AIM OF THE TASK -> Scan the entries for "true". Every line that holds it is to be copied.

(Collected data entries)
#pragma nounroll
    for (;;) {
        long long b;
        int ck;
        if (!item_pop(iq, tg.order, tg.n_chunks, b, ck)) break;
        if (b >= tg.n_blocks) continue;
        bool ray_ok;
        const long long ray = tile_ray(tg, b, i, ray_ok);
        const float ray_okf = tt_opaque(ray_ok ? 1.f : 0.f);
        const int ks = i % tg.sb;
        const int view = (int)(ray / cfg.rays_per_view);
        const size_t pofs = (size_t)(view / cfg.views_per_prompt) * plane_stride;
        const float ox = p.rays_o[ray * 3 + 0], oy = p.rays_o[ray * 3 + 1], oz = p.rays_o[ray * 3 + 2];
        const float dx = p.rays_d ? p.rays_d[ray * 3 + 0] : 0.f, dy = p.rays_d ? p.rays_d[ray * 3 + 1] : 0.f,
                    dz = p.rays_d ? p.rays_d[ray * 3 + 2] : 0.f;
        const int s_end = (ck + 1) * tg.chunk < S ? (ck + 1) * tg.chunk : S;
        struct StepIn {
            f32x4 up;
            float ts, te;
        };
        auto load_step = [&](int sb0) {
            StepIn r;
            const int si = sb0 + ks;
            const long long sidx = ray * S + (si < S ? si : S - 1);
            r.up = *reinterpret_cast<const f32x4*>(p.ws + sidx * 4);
            r.ts = p.rays_d ? p.t_starts[sidx] : 0.f;
            r.te = p.rays_d ? p.t_ends[sidx] : 0.f;
            return r;
        };
        StepIn in = load_step(ck * tg.chunk), in_next;
#pragma nounroll
        for (int sb0 = ck * tg.chunk; sb0 < s_end; sb0 += tg.sb, in = in_next) {
            in_next = load_step(sb0 + tg.sb);
            const int si = sb0 + ks;
            const bool rvalid = ray_ok && si < s_end;
            const float vf = ray_okf * (si < s_end ? 1.f : 0.f);
            const float sbar = in.up[0] * vf, gbx = in.up[1] * vf, gby = in.up[2] * vf, gbz = in.up[3] * vf;
            tile_stat(st, TT_STAT_VISITED);
            TT_PHASE(0);
            if (!__any(!((__builtin_fabsf(sbar) + __builtin_fabsf(gbx)) + (__builtin_fabsf(gby) + __builtin_fabsf(gbz)) <=
                         cfg.skip_eps_geo)))
                continue;
            float tm, px, py, pz;
            sample_position(ox, oy, oz, dx, dy, dz, in.ts, in.te, tm, px, py, pz);
            const float X = scale_coord(px, cfg.radius), Y = scale_coord(py, cfg.radius),
                        Z = scale_coord(pz, cfg.radius);
            float f[16], u[16];
            bool anyp[3];
            const bool any = __any(gather_geo_bwd_c(p.packed, (unsigned)(pofs / TT_C), H, W, X, Y, Z, rvalid, sbar, gbx,
                                                    gby, gbz, ju, jv, lane, Xs, f, u, anyp,
                                                    tile_stat_ptr(st, TT_STAT_INBOUNDS)));
            TT_PHASE(1);
            if (!any) continue;
            tile_stat(st, TT_STAT_EXECUTED);
            float h1[32], h2[32], a2[32], a1[32], q[16], u1, u2;
            mvx<PREC, 64, 32, true>(L + OFF_W1, L + GLO_W1, f, h1, i, hi, 1.f, &u1);
#pragma unroll
            for (int r = 0; r < 32; ++r) h1[r] = fmaxf(h1[r], 0.f);
            mvx<PREC, 64, 64, true>(L + OFF_W2, L + GLO_W2, h1, h2, i, hi, u1, &u2);
#pragma unroll
            for (int r = 0; r < 32; ++r) h2[r] = fmaxf(h2[r], 0.f);
#pragma unroll
            for (int g = 0; g < 8; ++g) {
                f32x4 w3 = *reinterpret_cast<const f32x4*>(L + OFF_W3 + 8 * g + 4 * hi);
#pragma unroll
                for (int e2 = 0; e2 < 4; ++e2) a2[4 * g + e2] = h2[4 * g + e2] > 0.f ? w3[e2] : 0.f;
            }
            Split16<64, PAIR_SEQ, NT> a2s, a1s;
            float ua1 = 1.f;
            if (WG16) {
                split16_vec<64, PAIR_SEQ, NT>(a2, sA2, a2s);
                mv16_pre<64, 64, true, NT>(L + GOFF_W2T, a2s, 1.f / sA2, a1, i, hi, &ua1, L + GLO_W2T);
            } else {
                mvtx_copy<PREC, 64, 64, 64>(L + GOFF_W2T, L + GLO_W2T, L + OFF_W2, a2, a1, i, hi);
            }
#pragma unroll
            for (int r = 0; r < 32; ++r) a1[r] = h1[r] > 0.f ? a1[r] : 0.f;
            if (WG16) {
                split16_vec<64, PAIR_SEQ, NT>(a1, sA1 * ua1, a1s);
                mv16_pre<32, 64, false, NT>(L + GOFF_W1T, a1s, 1.f / sA1, q, i, hi, nullptr, L + GLO_W1T);
            } else {
                mvtx_copy<PREC, 32, 64, 32>(L + GOFF_W1T, L + GLO_W1T, L + OFF_W1, a1, q, i, hi);
            }
            TT_PHASE(3);
            {
                float qb[16];
#pragma unroll
                for (int r = 0; r < 16; ++r) qb[r] = fmaf(-sbar, f[r], u[r]);
                const bool region = WG16 ? true : cfg.flags >= 0;
                const bool do_wgrad = region && !TT_DBG(cfg.flags, TT_DBG_NO_WGRAD);
                if (do_wgrad) {
                    if (WG16) {
                        stage_rows16_pre<64>(Xs, a1s, i, hi);
                        stage_rows16<32>(Ys, u, i, hi, sU);
                        wgrad16<64, 32>(accW1, Xs, Ys, i, hi);
                    } else {
                        stage_rows<64>(Xs, a1, i, hi);
                        stage_rows<32>(Ys, u, i, hi);
                        wgrad<64, 32>(accW1, Xs, Ys, i, hi);
                    }
                }
                TT_PHASE(7);
                float t1[32];
                mvx<PREC, 64, 32>(L + OFF_W1, L + GLO_W1, qb, t1, i, hi);
#pragma unroll
                for (int r = 0; r < 32; ++r) t1[r] = h1[r] > 0.f ? t1[r] : 0.f;
                float v[32];
#pragma unroll
                for (int r = 0; r < 32; ++r) v[r] = fmaf(sbar * u1, h1[r], t1[r]);
                TT_PHASE(4);
                if (do_wgrad) {
                    if (WG16) {
                        stage_rows16_pre<64>(Xs, a2s, i, hi);
                        stage_rows16<64>(Ys, v, i, hi, sV);
                        wgrad16<64, 64>(accW2, Xs, Ys, i, hi);
                    } else {
                        stage_rows<64>(Xs, a2, i, hi);
                        stage_rows<64>(Ys, v, i, hi);
                        wgrad<64, 64>(accW2, Xs, Ys, i, hi);
                    }
                }
                TT_PHASE(8);
                float t2[32];
                mvx<PREC, 64, 64>(L + OFF_W2, L + GLO_W2, t1, t2, i, hi);
#pragma unroll
                for (int r = 0; r < 32; ++r) t2[r] = fmaf(sbar * u2, h2[r], h2[r] > 0.f ? t2[r] : 0.f);
                stage_rows<64>(Xs, t2, i, hi);
                accw3 += rowsum32(Xs, lane);
                TT_PHASE(5);
                if (region && !TT_DBG(cfg.flags, TT_DBG_NO_SCATTER)) {
                    scatter_clear<EXACT>(Xs, lane);
                    float* Qs = Xs + SCATTER_M_FLOATS;
                    TT_PHASE(9);
                    const int tex0 = (int)(pofs / TT_C);
                    scatter_planes<EXACT>(grad_out, grad_bytes, Qs, Xs, tags, Qs + 32 * 33, i, hi,
                                          [&](int pl, PlaneRefs& refs) {
                        Corners c;
                        float coef[4];
                        geo_corner_coefs(pl, H, W, X, Y, Z, rvalid, sbar, gbx, gby, gbz, ju, jv, c, coef);
                        int aoff[4];
#pragma unroll
                        for (int q4 = 0; q4 < 4; ++q4) aoff[q4] = tex0 + (int)(pl * HW) + c.off[q4];
                        refs = plane_refs<!EXACT>(coef, aoff, c.hs, hi);
#pragma unroll
                        for (int r = 0; r < 16; ++r) Qs[i * 33 + LIDX(r, hi)] = q[r] * refs.qs;
                    }
#ifdef TT_TUNING
                    , ph_acc + 14
#endif
                    );
                    TT_PHASE(10);
                }
            }
        }
    }
#ifdef TT_TUNING
    TT_PHASE(11);
    if (p.phase_cycles && lane == 0)
        for (int k = 0; k < 20; ++k) atomicAdd(p.phase_cycles + 20 + k, ph_acc[k]);
#endif
    __syncthreads();
    int parity = 0;
    flush_wgrad_reduced<64, 32>(L, parity, accW1, p.grads.w1, wave_in_blk, lane, 1.f / sA1, 1.f / sU);
    flush_wgrad_reduced<64, 64>(L, parity, accW2, p.grads.w2, wave_in_blk, lane, 1.f / sA2, 1.f / sV);
    atomicAdd(p.grads.w3 + lane, accw3);
    tile_stats_flush(st);
}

REPLY ->
            mvx<PREC, 64, 32, true>(L + OFF_W1, L + GLO_W1, f, h1, i, hi, 1.f, &u1);
            mvx<PREC, 64, 64, true>(L + OFF_W2, L + GLO_W2, h1, h2, i, hi, u1, &u2);
                mv16_pre<64, 64, true, NT>(L + GOFF_W2T, a2s, 1.f / sA2, a1, i, hi, &ua1, L + GLO_W2T);
                const bool region = WG16 ? true : cfg.flags >= 0;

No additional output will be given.